Regular readers will know Canada as the home of one of the democratic world’s worst electoral systems. For almost a decade, Conservative prime minister Stephen Harper remained in power despite rejection by voters: Canadians voted for the centre-left in three successive elections to no avail.
That period came to an end in 2015 when the Liberal Party under Justin Trudeau won government, with a promise to implement electoral reform. But having won a parliamentary majority with just 39.5% of the vote, Trudeau decided he quite liked the old electoral system, and last year the promise was ditched.
So weird results keep happening. There have been three provincial elections this year. In Ontario, in June, the three centre-left parties – Liberals, New Democrats and Greens – won a large majority of the vote, 57.8% between them.
As you’ve probably guessed, none of them ended up in government. The centre-right party, the Progressive Conservatives, won comfortably, with 76 of the 124 seats from just 40.5% of the vote.
At least you can argue that the centre-right was the most popular single party. In New Brunswick, last week, even that wasn’t the case. The Liberals outvoted the Progressive Conservatives on their own by almost six points, 37.8% to 31.9%. But the centre-right still won more seats, 22 to 21.
Another two small parties – one left and one right – won three seats each. Since the Progressive Conservatives will only need the support of one of them, it’s likely they will make a deal to take government, despite the fact that 54.7% of the voters opted for left-of-centre parties.
And then this week it was Quebec’s turn: always the most interesting province, because its party system is unlike the rest of the country. Instead of a conventional left-right setup, it’s based on support for or opposition to Quebec nationalism.*
Last time around, in 2014, the Liberals, who are anti-nationalist (and not affiliated with the federal Liberals), won an absolute majority with – yes, you’ve guessed it – much less than half the vote (41.5%).

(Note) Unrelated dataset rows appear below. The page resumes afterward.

# HicrestLaboratory/DLNetBench

Measured on AMD Instinct MI355X. Metric: proxy iter time (ms) + effective GB/s, Llama-3-8B DP/FSDP at 1/2/4/8 MI355X, lower is better.
Workload: dtype bf16

## Files before the change

### csrc/include/dlnb/comm.hpp

```cpp
#pragma once

#include <memory>
#include <string>
#include <vector>

#include "dlnb/bootstrap.hpp"
#include "dlnb/common.hpp"
#include "dlnb/device.hpp"

namespace dlnb {

enum class CollKind : int { AllReduce, AllGather, ReduceScatter, AllToAll, SendRecv };

class Communicator {
 public:
  virtual ~Communicator() = default;
  int rank() const { return rank_; }
  int size() const { return size_; }
  const std::vector<int>& members() const { return members_; }
  const std::string& name() const { return name_; }
  virtual std::string backend_name() const = 0;

  virtual void all_reduce(const void* send, void* recv, size_t count, DType t, Stream& s) = 0;
  virtual void all_gather(const void* send, void* recv, size_t send_count, DType t, Stream& s) = 0;
  virtual void reduce_scatter(const void* send, void* recv, size_t recv_count, DType t, Stream& s) = 0;
  virtual void all_to_all(const void* send, void* recv, size_t count, DType t, Stream& s) = 0;
  virtual void send(const void* buf, size_t count, DType t, int peer, Stream& s) = 0;
  virtual void recv(void* buf, size_t count, DType t, int peer, Stream& s) = 0;
  virtual void group_start() {}
  virtual void group_end() {}
  virtual bool wants_peer_buffers() const { return false; }
  virtual void register_buffer(void* p, size_t bytes) { (void)p, (void)bytes; }
  virtual std::string async_error() { return ""; }
  virtual void abort() {}
  virtual int library_nranks() { return -1; }

 protected:
  int rank_ = 0;
  int size_ = 1;
  std::vector<int> members_;
  std::string name_;
};

class CommFactory {
 public:
  virtual ~CommFactory() = default;
  virtual std::string backend_name() const = 0;
  virtual std::unique_ptr<Communicator> create(const std::string& name, const std::vector<int>& members,
                                               size_t capacity_bytes, bool need_p2p, int max_ctas = 0) = 0;
};

std::unique_ptr<CommFactory> make_rccl_factory(HostGroup& world, Device& dev);
std::unique_ptr<CommFactory> make_shm_factory(HostGroup& world, Device& dev);
std::unique_ptr<CommFactory> make_xgmi_factory(HostGroup& world, Device& dev);
std::unique_ptr<CommFactory> make_mixed_factory(HostGroup& world, Device& dev);

struct LoopbackHub;
std::shared_ptr<LoopbackHub> make_loopback_hub(int ranks, double timeout_s);
void loopback_abort(LoopbackHub& hub, const std::string& why);
AbortFlag loopback_cpu_abort_flag(LoopbackHub& hub);
void loopback_drained(LoopbackHub& hub, bool wait, double timeout_s);
std::unique_ptr<CommFactory> make_loopback_factory(HostGroup& world, Device& dev, std::shared_ptr<LoopbackHub> hub);

std::unique_ptr<CommFactory> wrap_comm_faults(std::unique_ptr<CommFactory> inner, Device& dev, int world_rank);

void host_reduce_sum(DType t, void* dst, const std::vector<const char*>& srcs, size_t count);
void host_copy(void* dst, const void* src, size_t bytes);

double busbw_factor(CollKind k, int n);

}
```

### csrc/include/dlnb/compute.hpp

```cpp
#pragma once

#include <memory>
#include <string>
#include <vector>

#include "dlnb/device.hpp"
#include "dlnb/json.hpp"
#include "dlnb/timers.hpp"

namespace dlnb {

enum class ComputeMode { Sleep, Spin, Gemm, GemmWork, Flops };

ComputeMode parse_compute_mode(const std::string& s, DeviceKind dev);
const char* compute_mode_name(ComputeMode m);

struct ComputeShape {
  int hidden = 4096;
  int ffn = 16384;
  DType dtype = DType::BF16;
  int comm_cus = 32;
  int ranks_on_device = 1;
};

class ComputeEngine {
 public:
  virtual ~ComputeEngine() = default;
  virtual void run(Stream& s, double us, double flops) = 0;
  virtual void run_stamped(Stream& s, double us, double flops, uint64_t* start) {
    (void)start;
    run(s, us, flops);
  }
  virtual bool stamps_task_start() const { return false; }
  virtual void run_chained(Stream& s, double us, double flops, uint64_t* start = nullptr, Event* done = nullptr) {
    run_stamped(s, us, flops, start);
    if (done) s.record(*done);
  }
  virtual uint64_t task_ticks(double us) const { (void)us; return 0; }
  virtual const uint64_t* last_task_end(Stream& s) { (void)s; return nullptr; }
  virtual bool gates_task(double us) const { (void)us; return false; }
  virtual int make_gate() { DLNB_THROW("this compute mode has no device gates"); }
  virtual void signal(Stream& s, int gate) { (void)s; (void)gate; DLNB_THROW("this compute mode has no device gates"); }
  virtual void wait_gate(Stream& s, int gate, double timeout_us) {
    (void)s; (void)gate; (void)timeout_us;
    DLNB_THROW("this compute mode has no device gates");
  }
  virtual void run_gated(Stream& s, double us, double flops, const std::vector<int>& gates, uint64_t* start,
                         bool chain, Event* done = nullptr) {
    (void)s; (void)us; (void)flops; (void)gates; (void)start; (void)chain; (void)done;
    DLNB_THROW("this compute mode has no device gates");
  }
  virtual void set_next_start_slot(uint64_t* slot) { (void)slot; }
  virtual void reset_clocks(Stream& s) { (void)s; }
  virtual void reset_slot(Stream& s) { (void)s; }
  virtual bool begin_program(Stream& s) { (void)s; return false; }
  virtual void end_program(Stream& s, bool join_ok) { (void)s; (void)join_ok; }
  virtual void after_capture() {}
  virtual long programs_on(Stream& s) { (void)s; return 0; }
  virtual bool program_split(Stream& s) { (void)s; return false; }
  virtual void set_lane_join(Stream& s, const std::vector<uint64_t*>& gates, uint32_t tag, uint64_t* host_done) {
    (void)s; (void)gates; (void)tag; (void)host_done;
  }
  virtual bool program_joined(Stream& s) { (void)s; return false; }
  virtual void set_gate_timeout(double s) { (void)s; }
  virtual double lane_task_us(Stream& s) { (void)s; return -1.0; }
  struct ChainCounters {
    double capped_tasks = 0, capped_s = 0, absorbed_tasks = 0, absorbed_s = 0;
    double wait_timeouts = 0, gate_timeouts = 0, aborted = 0, late_blocks = 0;
  };
  virtual void reset_capped(Stream& s) { (void)s; }
  virtual bool chain_counters(ChainCounters& c) { (void)c; return false; }
  virtual void set_task_timers(TimerSet* t) { (void)t; }
  virtual bool product(const void** c, size_t* count, DType* t) const {
    (void)c; (void)count; (void)t;
    return false;
  }
  virtual Json describe() const = 0;
  virtual ComputeMode mode() const = 0;
};

std::unique_ptr<ComputeEngine> make_compute_engine(Device& dev, ComputeMode mode, const ComputeShape& shape,
                                                   double time_scale);

struct TaskMark {
  const uint64_t* slot = nullptr;
  uint64_t ticks = 0;
};
inline TaskMark task_mark(ComputeEngine& ce, Stream& s, const uint64_t* start, double us) {
  if (const uint64_t* e = ce.last_task_end(s)) return {e, 0};
  return {start, ce.task_ticks(us)};
}

}
```

### csrc/include/dlnb/kernels.hpp

```cpp
#pragma once

#include <cstddef>
#include <cstdint>

#include "dlnb/common.hpp"

namespace dlnb {
namespace kernels {

void fill_random(void* p, size_t count, DType t, uint64_t seed, void* stream);
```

Broadly nationalist parties won more votes, but a lot fewer seats. The pro-independence Parti Québécois had 25.4%, the more moderate Coalition for Quebec’s Future (CAQ; nationalist but against independence) had 23.1% and the left-wing Solidarity Quebec (also pro-independence) had 7.6%.
As I’ve said before, if the parties won’t take measures to avoid wasting their votes, the voters will eventually do it for them. This time they clearly decided that CAQ was on the rise, so they flocked to it. It took 37.4% of the vote and a substantial majority of seats, 74 out of 125.
At least this time you can say that a majority of voters wanted a nationalist government and that’s what they got. The three nationalist parties had more than 70% of the vote between them. But it would have been fairer if they had had to co-operate a bit rather than one of them getting an artificial majority.
Why does Canada do so badly at electoral fairness? It has the same electoral system – first-past-the-post voting in single-member districts – that Britain bequeathed to most of its colonies. But it combines that with a multi-party system, producing rapid shifts in support and unpredictable relationships between votes and seats.
This is not rocket science. Most democracies manage to do much, much better than this. With a simple spreadsheet you can do a D’Hondt or a Sainte-Laguë calculation in minutes. There’s no excuse for being content with such patently arbitrary results.
But the politics are another matter. Reform efforts in the provinces have followed the same pattern as Trudeau’s betrayal displayed at federal level: once in power, parties develop an affection for the system that got them there, regardless of their promises.
So, for example, in the smallest province, Prince Edward Island, a referendum two years ago voted for a change to mixed-member proportional representation. But the provincial Liberal government, using the excuse of low turnout, decided to ignore the result, proposing instead to hold another referendum in conjunction with the province’s next election.
British Columbia, a much bigger prize, is holding its own referendum in a few weeks time – it’s a postal ballot, running from 22 October to 30 November. But that’s happening because the Greens managed to win the balance of power at the last provincial election, and were able to insist on reform as the price of their support.
Maybe if British Columbia successfully manages the shift to proportional representation, it will encourage imitation elsewhere. But don’t hold your breath.
* Although that issue was not entirely absent in New Brunswick: the small right-wing party, People’s Alliance, is mostly known for its opposition to measures catering to the French-speaking minority.